How do current research protocols prevent human rights violations, such as what happened with the Willowbrook Study?
The Hepatitis study which was conducted at the Willowbrook State School for Children with Mental Retardation is probably one of the worst ethical research issues that diverted the research communities’ attention towards the ethicality of the studies being conducted during that time. Children with mental retardation and other types of mental disorders were deliberately exposed to the infectious Hepatitis virus and were then used as subjects for a study. With the current standards in research, studies that are somewhat unethical will be limited and denied. In schools and other academic institutions located in specific states in the U.S. and some European countries, an ethics committee is required which will be responsible for identifying the possible ethical implications and human rights violations in a given study. Today, it is also a research norm to have any individual who will participate in any research study, whether a subject or not, read and sign and informed consent to make sure that everyone who participated has done so willingly and is not forced (Ritchie & Shopes, 2003). With the combined efforts of the members of the research ethics committee, and the presence of informed consents, there is a good chance that what happened at the Willowbrook institution will not happen again.
Why were institutional review boards established? What, if there are any, special considerations must be made for children, pregnant women, and prisoners who are asked to participate in a research study? Would military personnel be considered vulnerable?
An institutional review is an independent institutional committee designed to monitor, review, and regulate, all institutionally planned researches that involve humans or human rights. Such organization is established to ensure that the welfare, safety, and most importantly, the human rights of the research subjects are protected. IRBs have the power to approve and disapprove a research proposal. Meaning, it can deny the implementation of any particular research after conducting some form of assessment.

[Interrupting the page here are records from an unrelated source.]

static int32_t join_impl(mgpu_ctx* ctx, const mgpu_chips* chips, int32_t is, int32_t res, const double* x,
                         const double* y, const int64_t* point_id, int64_t id_base, int64_t n, int64_t capacity,
                         int64_t* out_point, int32_t* out_poly, hipStream_t s, bool timed,
                         const uint8_t* valid = nullptr, int64_t valid_off = 0, int64_t n_ovr = 0,
                         int tie_host = 0, int64_t count_pool = -1) {
  if (!ctx || !chips) return fail(MGPU_E_INVALID_ARG, "ctx/chips is NULL");
  if (int32_t r = check_res(is, res)) return r;
  if (chips->index_system != is)
    return fail(MGPU_E_INVALID_ARG, "chip table built for index system %d, join asked for %d", chips->index_system, is);
  if (chips->device != ctx->device)
    return fail(MGPU_E_INVALID_ARG, "chip table lives on device %d, context on device %d", chips->device, ctx->device);
  if (n < 0 || (n > 0 && (!x || !y))) return fail(MGPU_E_INVALID_ARG, "bad point arrays");
  if (capacity < 0 || (capacity > 0 && (!out_point || !out_poly))) return fail(MGPU_E_INVALID_ARG, "bad output arrays");
  if (int32_t st = set_device(ctx->device)) return st;
  int64_t tiles = mgpu::join_tiles(n);
  const bool emit = count_pool < 0;
  const int64_t pool = emit ? capacity : count_pool;
  if (int32_t st = ensure_ws(ctx, tiles, pool)) return st;
  auto* base = (uint8_t*)ctx->ws;
  const WsLayout L = ws_layout(tiles, pool);
  const mgpu_options& o = ctx->opt;
  mgpu::JoinArgs a;
  a.x = x;
  a.y = y;
  a.n = n;
  a.n_tiles = tiles;
  a.res = res;
  a.res_match = (is == MGPU_BNG || chips->view.res < 0 || chips->view.res == res) ? 1 : 0;
  a.chips = chips->view;
  a.counters = (unsigned long long*)base;
  a.pool_used = a.counters + 5;
  a.n_dirty = (uint32_t*)(a.counters + 6);
  a.dirty = (uint32_t*)(base + L.dirty);
  a.pool_cap = pool;
  a.tile_count = (uint32_t*)(base + L.count);
  a.tile_where = (uint64_t*)(base + L.where);
  a.recs = (uint64_t*)(base + L.recs);
  a.tie_queue = ctx->tq;
  a.tie_cap = ctx->tq_cap;
  a.ovr = ctx->ovr;
  a.n_ovr = n_ovr;
  a.tie_host = (is == MGPU_H3 && tie_host) ? 1 : 0;
  a.pos_of = nullptr;
  mgpu::EmitArgs e;
  e.tile_count = a.tile_count;
  e.group_off = (uint64_t*)(base + L.off);
  a.group_sum = (uint32_t*)(base + L.gsum);
  a.group_cand = a.group_sum + (tiles / 32 + 1);
  e.tile_where = a.tile_where;
  e.recs = a.recs;
  e.point_id = point_id;
  e.id_base = id_base;
  e.capacity = capacity;
  e.out_point = out_point;
  e.out_poly = out_poly;
  a.valid = valid;
  a.valid_off = valid_off;
  a.mixed_idx = nullptr;
  a.mixed_res = nullptr;
  a.chunk_mixed = nullptr;
  a.extra = nullptr;
  a.n_extra = nullptr;
  a.poly_answers = 0;
  static_assert(kWsCounters == mgpu::kCounterWords * 8, "launch_join_clear clears the counters");
  HIP_TRY(mgpu::launch_join_clear(a.counters, ctx->tq, s));
  const bool bng_grid = is == MGPU_BNG && chips->view.raster_mode == mgpu::kRasterNone &&
                        chips->view.probe_mode == mgpu::kProbeDense && o.bng_split;
  const bool split = (o.pipeline == MGPU_PIPELINE_AUTO || o.pipeline == MGPU_PIPELINE_SPLIT) && n > 0 &&
                     (chips->view.raster_mode != mgpu::kRasterNone || bng_grid) && a.res_match &&
                     (is == MGPU_H3 || res == chips->view.res) && chips->view.max_cell_chips <= 32;
  mgpu::SplitArgs sa{};
  if (split) {
    const int64_t nc = mgpu::split_chunks(n), C = mgpu::split_chunk();
    size_t off = 0;
    auto carve = [&](size_t bytes) {
      const size_t o_ = off;
      off = align_up(off + bytes, 256);
      return o_;
    };
    const size_t o_codes = carve((size_t)nc * C * 4), o_idx = carve((size_t)nc * C * 2), o_res = carve((size_t)nc * C * 8);
    const size_t o_pairs = carve(nc * 4), o_mixed = carve(nc * 4), o_cand = carve(nc * 4), o_off = carve(nc * 8);
    const size_t o_extra = carve((size_t)nc * (C / mgpu::join_tile_points()) * 4);
    if (off > ctx->split_bytes) {
      if (ctx->split_ws) HIP_TRY(hipFree(ctx->split_ws));
      ctx->split_ws = nullptr;
      ctx->split_bytes = 0;
      HIP_TRY(hipMalloc(&ctx->split_ws, off));
      ctx->split_bytes = off;
    }
    auto* sb = (uint8_t*)ctx->split_ws;
    sa.codes = sb + o_codes;
    sa.mixed_idx = (uint16_t*)(sb + o_idx);
    sa.chunk_pairs = (uint32_t*)(sb + o_pairs);
    sa.chunk_mixed = (uint32_t*)(sb + o_mixed);
    sa.chunk_off = (uint64_t*)(sb + o_off);
    a.extra = sa.extra = (uint32_t*)(sb + o_extra);
    a.n_extra = (uint32_t*)(a.counters + 7);
    a.group_sum = sa.chunk_pairs;
    a.group_cand = (uint32_t*)(sb + o_cand);
    a.mixed_idx = sa.mixed_idx;
    a.mixed_res = (uint64_t*)(sb + o_res);
    a.chunk_mixed = sa.chunk_mixed;
    sa.point_id = point_id;
    sa.id_base = id_base;
    sa.capacity = capacity;
    sa.out_point = out_point;
    sa.out_poly = out_poly;
    sa.j = a;
  }
  mgpu::BinArgs ba{};
  const bool binned = !split && plan_bins(o, chips, is, res, n, valid, a, ba);
  if (binned) {
    const int64_t nc = mgpu::split_chunks(n), C = mgpu::split_chunk();
    const int64_t K = mgpu::bin_chunks(n), G = mgpu::bin_groups(n), nb = (int64_t)ba.nbx * ba.nby;
    size_t off = 0;
    auto carve = [&](size_t bytes) {
      const size_t o_ = off;
      off = align_up(off + bytes, 256);
      return o_;
    };
    const size_t o_perm = carve((size_t)n * 4), o_rorig = carve((size_t)n * 8);
    const size_t o_bx = carve((size_t)n * 8), o_by = carve((size_t)n * 8),
                 o_pre = carve((size_t)K * nb * 4), o_res = carve((size_t)nc * C * 8), o_cnt = carve((size_t)K * nb * 4),
                 o_gs = carve((size_t)G * nb * 4), o_pairs = carve(nc * 4), o_off = carve(nc * 8),
                 o_gperm = carve(nc * 4), o_gcand = carve(nc * 4);
    const mgpu::ChipTableView& cv = chips->view;
    uint64_t grid_entries = 0;
    for (int f = 0; f < 20; f++) grid_entries = std::max<uint64_t>(grid_entries, (uint64_t)cv.dense[f].base + (uint64_t)cv.dense[f].w * cv.dense[f].h);
    const bool keyed = is == MGPU_H3 && cv.probe_mode == mgpu::kProbeDense && o.bin_keys && grid_entries < (1ull << 30);
    const size_t o_key = keyed ? carve((size_t)n * 4) : 0;
    if (off > ctx->bin_bytes) {
      if (ctx->bin_ws) HIP_TRY(hipFree(ctx->bin_ws));
      ctx->bin_ws = nullptr;
      ctx->bin_bytes = 0;
      HIP_TRY(hipMalloc(&ctx->bin_ws, off));
      ctx->bin_bytes = off;
    }
    auto* bb = (uint8_t*)ctx->bin_ws;
    ba.x = x;
    ba.y = y;
    ba.bx = (double*)(bb + o_bx);
    ba.by = (double*)(bb + o_by);
    ba.pre = (uint32_t*)(bb + o_pre);
    ba.perm = (uint32_t*)(bb + o_perm);
    ba.res = (uint64_t*)(bb + o_rorig);
    ba.cnt = (uint32_t*)(bb + o_cnt);
    ba.gsum = (uint32_t*)(bb + o_gs);
    ba.key = keyed ? (uint32_t*)(bb + o_key) : nullptr;
    mgpu::JoinArgs j = a;
    j.bin_key = ba.key;
    j.x = ba.bx;
    j.y = ba.by;
    j.mixed_idx = nullptr;
    j.chunk_mixed = nullptr;
    j.poly_answers = 1;
    j.pos_of = ba.perm;
    j.mixed_res = (uint64_t*)(bb + o_res);
    j.group_sum = (uint32_t*)(bb + o_gperm);
    j.group_cand = (uint32_t*)(bb + o_gcand);
    ba.s.j = j;
    ba.s.chunk_pairs = (uint32_t*)(bb + o_pairs);
    ba.s.chunk_off = (uint64_t*)(bb + o_off);
    ba.s.point_id = point_id;
    ba.s.id_base = id_base;
    ba.s.capacity = capacity;
    ba.s.out_point = out_point;
    ba.s.out_poly = out_poly;
    HIP_TRY(hipMemsetAsync(bb + o_gperm, 0, align_up(nc * 4, 256) + nc * 4, s));
  } else if (!split) {
    HIP_TRY(hipMemsetAsync(base + L.gsum, 0, 2 * ((size_t)tiles / 32 + 1) * 4, s));
  }
  if (timed) HIP_TRY(hipEventRecord(ctx->ev0, s));
  if (split)
    HIP_TRY(mgpu::launch_split(is, sa, s, timed ? ctx->ev2 : nullptr, timed ? ctx->ev3 : nullptr, emit));
  else if (binned)
    HIP_TRY(mgpu::launch_binned(is, ba, s, timed ? ctx->ev3 : nullptr, timed ? ctx->ev2 : nullptr, emit));
  else
    HIP_TRY(mgpu::launch_join(is, a, e, s, timed ? ctx->ev2 : nullptr, emit));
  if (timed) HIP_TRY(hipEventRecord(ctx->ev1, s));
  auto& L2 = ctx->last;
  L2.split = split;
  L2.sargs = sa;
// ... 578 lines not shown
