+        auto run_tries = [&](const fsd_edges_ref_t& edr) {
+            for (uint32_t t0 = t_begin; t0 < t_end && !acc; t0 += BLOCK) {
+                const uint32_t t = t0 + (uint32_t)tid;
+                fsd_try_t r{{0.f, 0.f}, 0.f, 0u};
+                if (t < t_end) r = fsd_try(a.sc, ap, edr, sampler_at(ss, base + t * kFsdDrawsPerTry));
+                if (!HARD) {
+                    const unsigned long long am = __ballot(r.accept != 0);
+                    if (am) {
+                        const int wl = __ffsll((long long)am) - 1;
+                        rx = __shfl(r.x.x, wl, 64);
+                        ry = __shfl(r.x.y, wl, 64);
+                        rf = __shfl(r.f, wl, 64);
+                        t_acc = t0 + (uint32_t)wl;
+                        acc = true;
+                    }
+                } else {
+                    if (tid == 0) s_tmin = 0xFFFFFFFFu;
+                    __syncthreads();
+                    if (r.accept) atomicMin(&s_tmin, t);
+                    __syncthreads();
+                    const uint32_t tm = s_tmin;
+                    if (tm != 0xFFFFFFFFu) {
+                        if (t == tm) {
+                            s_res[0] = r.x.x;
+                            s_res[1] = r.x.y;
+                            s_res[2] = r.f;
+                        }
+                        __syncthreads();
+                        rx = s_res[0];
+                        ry = s_res[1];
+                        rf = s_res[2];
+                        t_acc = tm;
+                        acc = true;
+                    }
+                    __syncthreads();
+                }
+            }
+        };
+        if (t_begin >= t_end) {
+        } else if (ap.n_edges <= kStageSegs) {
+            __syncthreads();
+            for (uint32_t k = (uint32_t)tid; k < ap.n_edges; k += BLOCK) s_seg[k] = ed.p[k];
+            __syncthreads();
+            run_tries(fsd_edges_ref_t{s_seg, 1});
+        } else
+            run_tries(ed);
+        if (a.profile == 3 && tid == 0) {
+            const int bin = 31 - __clz((int)max(ap.n_edges, 1u));
+            atomicAdd(prof + (THIN ? 8 : 144) + bin, 1ull);
+            atomicAdd(prof + 24 + bin, (unsigned long long)(acc ? t_acc + 1u - t_begin : t_end - t_begin));
+            atomicAdd(prof + (THIN ? 40 : 128) + bin, (unsigned long long)(clock64() - pc0));
+        }
+        if (tid == 0) {
+            if (!HARD && !acc && t_end < max_tries) {
+                a.st.intd_queue[atomicAdd(ctl + CTL_INTD_COUNT, 1u)] = w;
+            } else {
+                uint32_t* o = pass_c_outcome(a, w);
+                o[0] = acc ? (kOutcomeAccepted | t_acc) : 0u;
+                o[1] = __float_as_uint(rx);
+                o[2] = __float_as_uint(ry);
+                o[3] = __float_as_uint(rf);
+                commit_queue[atomicAdd(ctl + CTL_PCC_COUNT, 1u)] = w;
+                if (THIN && (acc ? t_acc < kPrepTries : max_tries <= kPrepTries))
+                    ++settled_early;
+                else
+                    ++settled;
+            }
+        }
+    }
+    if (a.count_stats && tid == 0 && settled) atomicAdd(prof + kPassCTierSlot + (HARD ? 2 : 1), settled);
+    if (THIN && a.count_stats && tid == 0 && settled_early) atomicAdd(prof + kPassCTierSlot, settled_early);
+}
+__global__ void __launch_bounds__(64, WTGPU_LB_INTERACT_C) k_interact_c_wide(launch_args_t a, uint32_t easy_tries) { interact_c_tries_body<64, false>(a, easy_tries); }
+__global__ void __launch_bounds__(WTGPU_HARD_BLOCK) k_interact_c_hard_tries(launch_args_t a, uint32_t easy_tries) { interact_c_tries_body<WTGPU_HARD_BLOCK, false>(a, easy_tries); }
+
+__global__ void __launch_bounds__(kBlock, WTGPU_LB_INTERACT_B) k_interact_c_commit(launch_args_t a, int in) {
+    uint32_t* ctl = a.st.ctl;
+    const uint32_t n = ctl[CTL_PCC_COUNT];
+    const uint32_t* commit_queue = pass_c_commit_queue(a);
+    bdpt_counters_t ctr;
+    memset(&ctr, 0, sizeof(ctr));
+    const fsd_pool_t pool = fsd_pool_of(a);
+    for (;;) {
+        const uint32_t base0 = wave_grab(ctl + CTL_PCC_HEAD);
+        if (base0 >= n) break;
+        const uint32_t qi = base0 + (threadIdx.x & 63);
+        const bool valid = qi < n;
+        bool cont = false;
+        uint32_t w = 0;
+        const long long pm0 = a.profile == 3 ? clock64() : 0;
+        int bin = 0;
+        if (valid) {
+            w = commit_queue[qi];
+            uint32_t i, stream;
+            walk_ident(a, w, i, stream);
+            const uint64_t sample_id = sample_id_of(a, i);
+            walk_t wk;
+            soa_load(a.st.walks, a.st.walk_words, w, wk);
+            trav_result_t tr;
+            soa_load(a.st.trav, kTravWords, w, tr);
+            const uint32_t slot = __float_as_uint(tr.by);
+            const fsd_aperture_t ap = pool.hdr[slot];
+            const uint32_t* o = pass_c_outcome(a, w);
+            const uint32_t o0 = o[0];
+            const bool acc = (o0 & kOutcomeAccepted) != 0u;
+            const uint32_t t_acc = o0 & ~kOutcomeAccepted;
+            const float rx = __uint_as_float(o[1]), ry = __uint_as_float(o[2]), rf = __uint_as_float(o[3]);
+            const uint32_t base = fsd_tries_base(make_sampler(a.seed, sample_id, stream, wk.rng_draws));
+            const uint32_t max_tries = fsd_max_tries(ap);
+            bin = 31 - __clz((int)max(ap.n_edges, 1u));
+            fsd_defer_t defer;
+            defer.defer_sampling = defer.to_sampling_pass = 0;
+            defer.have_aperture = 1;
+            defer.split_no_primary = 0;
+            defer.known_no_primary = 1;
+            defer.no_primary = 0;
+            defer.has_gather = defer.gather_n_edges = defer.gather_edge_overflow = 0;
+            defer.gather_flux = 0.f;
+            defer.gather_edges = nullptr;
+            defer.pending = 0;
+            defer.resolved = 1;
+            defer.slot = slot;
+            defer.base = base;
+            defer.next_try = 0;
+            defer.fs = fsd_finalize(ap, acc, vec2{rx, ry}, rf);
+            defer.end_draws = fsd_draws_after(base, acc ? t_acc : max_tries - 1u);
+            const uint_list_t tris{a.st.tris + (size_t)w * kTriListWords, 1u, kMaxConeTris};
+            const vertex_store_t vs = walk_vertices(a, w);
+            cont = bdpt_walk_step<2>(a.sc, wk, tr, tris, vs, pool, a.seed, sample_id, stream, &ctr, nullptr, &defer);
+            wk.active = cont ? 1u : 0u;
+            soa_store(a.st.walks, a.st.walk_words, w, wk);
+        }
+        if (a.profile == 3) {
+            const long long dt = clock64() - pm0, nv = (long long)__popcll(__ballot(valid));
+            if (valid) atomicAdd(a.st.counters + kNumCounters + 96 + bin, (unsigned long long)(dt / nv));
+        }
+        queue_append(a, ctl, 1 - in, cont, w);
+    }
+    if (a.count_stats) flush_counters(a.st.counters, ctr);
+}
+
+}
diff --git a/wave_tracer_amd/csrc/kernels_trace_refill.h b/wave_tracer_amd/csrc/kernels_trace_refill.h
--- a/wave_tracer_amd/csrc/kernels_trace_refill.h
+++ b/wave_tracer_amd/csrc/kernels_trace_refill.h
@@ -33,6 +33,7 @@
     ctl[CTL_EPOOL_COUNT] = 0;
     ctl[CTL_INTD_COUNT] = 0;
     ctl[CTL_INTD_HEAD] = 0;
+    ctl[CTL_PCW_COUNT] = ctl[CTL_PCW_HEAD] = ctl[CTL_PCC_COUNT] = ctl[CTL_PCC_HEAD] = 0;
 #pragma unroll
     for (uint32_t c = 0; c < kNumWalkClasses; ++c) ctl[CTL_CLS_COUNT0 + c] = ctl[CTL_CLS_HEAD0 + c] = 0;
     ctl[CTL_UTD_COUNT0 + (round & 1u)] = 0;
diff --git a/wave_tracer_amd/csrc/wtgpu.hip b/wave_tracer_amd/csrc/wtgpu.hip
--- a/wave_tracer_amd/csrc/wtgpu.hip
+++ b/wave_tracer_amd/csrc/wtgpu.hip
@@ -166,8 +166,17 @@
             HP_LAUNCH(k_flux_split, dim3(std::max<uint32_t>(1u, gh / 4u)), dim3(64), 0, st_, a);
             HP_LAUNCH(k_flux_tasks, dim3(std::max<uint32_t>(1u, gh * grid_mul_flux)), dim3(64), 0, st_, a);
             rec(r, st_);
-            HP_LAUNCH(k_interact_c, dim3(std::max<uint32_t>(1u, gh / grid_div_c)), dim3(64), 0, st_, a, in);
-            HP_LAUNCH(k_interact_c_hard, dim3(std::max<uint32_t>(1u, gh / K.grid_div_hard)), dim3(WTGPU_HARD_BLOCK), 0, st_, a, in);
+            if (K.pass_c_tiers) {
+                const uint32_t g_prep = std::max<uint32_t>(1u, gh / grid_div_c);
+                const uint32_t thin_below = (uint32_t)std::min<uint64_t>((uint64_t)K.pass_c_thin * g_prep, 0xFFFFFFFFull);
+                HP_LAUNCH(k_interact_c_prep, dim3(g_prep), dim3(64), 0, st_, a, thin_below, K.pass_c_easy_tries);
+                HP_LAUNCH(k_interact_c_wide, dim3(std::max<uint32_t>(1u, gh / grid_div_c)), dim3(64), 0, st_, a, K.pass_c_easy_tries);
+                HP_LAUNCH(k_interact_c_hard_tries, dim3(std::max<uint32_t>(1u, gh / K.grid_div_hard)), dim3(WTGPU_HARD_BLOCK), 0, st_, a, K.pass_c_easy_tries);
+                HP_LAUNCH(k_interact_c_commit, dim3(std::max<uint32_t>(1u, g0 / grid_div_b)), dim3(kBlock), 0, st_, a, in);
+            } else {
+                HP_LAUNCH(k_interact_c, dim3(std::max<uint32_t>(1u, gh / grid_div_c)), dim3(64), 0, st_, a, in);
+                HP_LAUNCH(k_interact_c_hard, dim3(std::max<uint32_t>(1u, gh / K.grid_div_hard)), dim3(WTGPU_HARD_BLOCK), 0, st_, a, in);
+            }
             rec(r, st_);
         }
         r.rounds_launched = r_end;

If the IRB for a particular institution discovered ethical flaws in a particular research, the members of the committee will usually ask the researchers to revise their current research proposal to make it more ethical or free from any form of possible violation of human rights. Usually, children and special populations are given special considerations because in some countries, they are treated differently (Thaddeus, 2009). For example, adolescents in the U.S. are treated differently with the adolescents from other countries. Usually, military personnel would be as vulnerable as a member of a normal adult population because they are covered by almost the same type of social services and privileges. However, some would argue that military personnel could be more vulnerable to violations of human rights because of their culture which emphasizes seniority, etc.
What historical events influenced the development of laws to protect individuals when participating in research studies?
The passing of new laws and research protocols which aim to protect individuals when participating in research studies actually occurred as a result of all the unethical research implementation practices that happened in the past decades. One historical ethical issue that contributed to the passing of such laws is the Nazi Experiment that happened that happened sometime during the World War II. Approximately 16 German physicians recruited by the Nazis allegedly practiced unethical experiments on gypsies, Jews, and even political prisoners which resulted to the passing of the Nuremberg Code, which was soon followed by other international ethical codes which finally removed the physicians’ conviction immunity as a result of conducting or participating in the implementation of an unethical research. Next is the Stanley Milgram’s experiment which also occurred during the World War II (Marsden & Melander, n.d.). A specific level of electrical shock, strong enough to elicit pain responses, was allegedly administered to the research subjects who were referred to in the study as “learners” whenever they commit a mistake. Lastly, the Tuskegee Syphilis Study which was a 4-decade project originally administered by a U.S. government health agency. The main ethical concern in that study was the fact that only African American men were recruited as research subjects because the researchers believe they have “bad blood”, a very common disease during that time. All of these, plus the latest ethical issues in research surely have contributed to the continuous passing of new laws and research protocols aimed to provide protection to the rights and welfare of all present and future research subjects.
Works Cited
Marsden, S., & Melander, M. (n.d.). Historical Cases of Unethical Research University of North Dakota Press. Print.
Ritchie, D., & Shopes, L. (2003). Oral History Excluded from IRB Review: Application of the Department of Health and Human Services Regulations for the Protection of Human Subjects at 45 CFR Part 46 Subpart A to Oral History Interviewing. Oral History Association.
Thaddeus, M. (2009). Multi-Institutional Healthcare Ethics Committees: The Proceduraally Fair Internal Dispute Resolution Mechanism. 31 Campbell Law Review.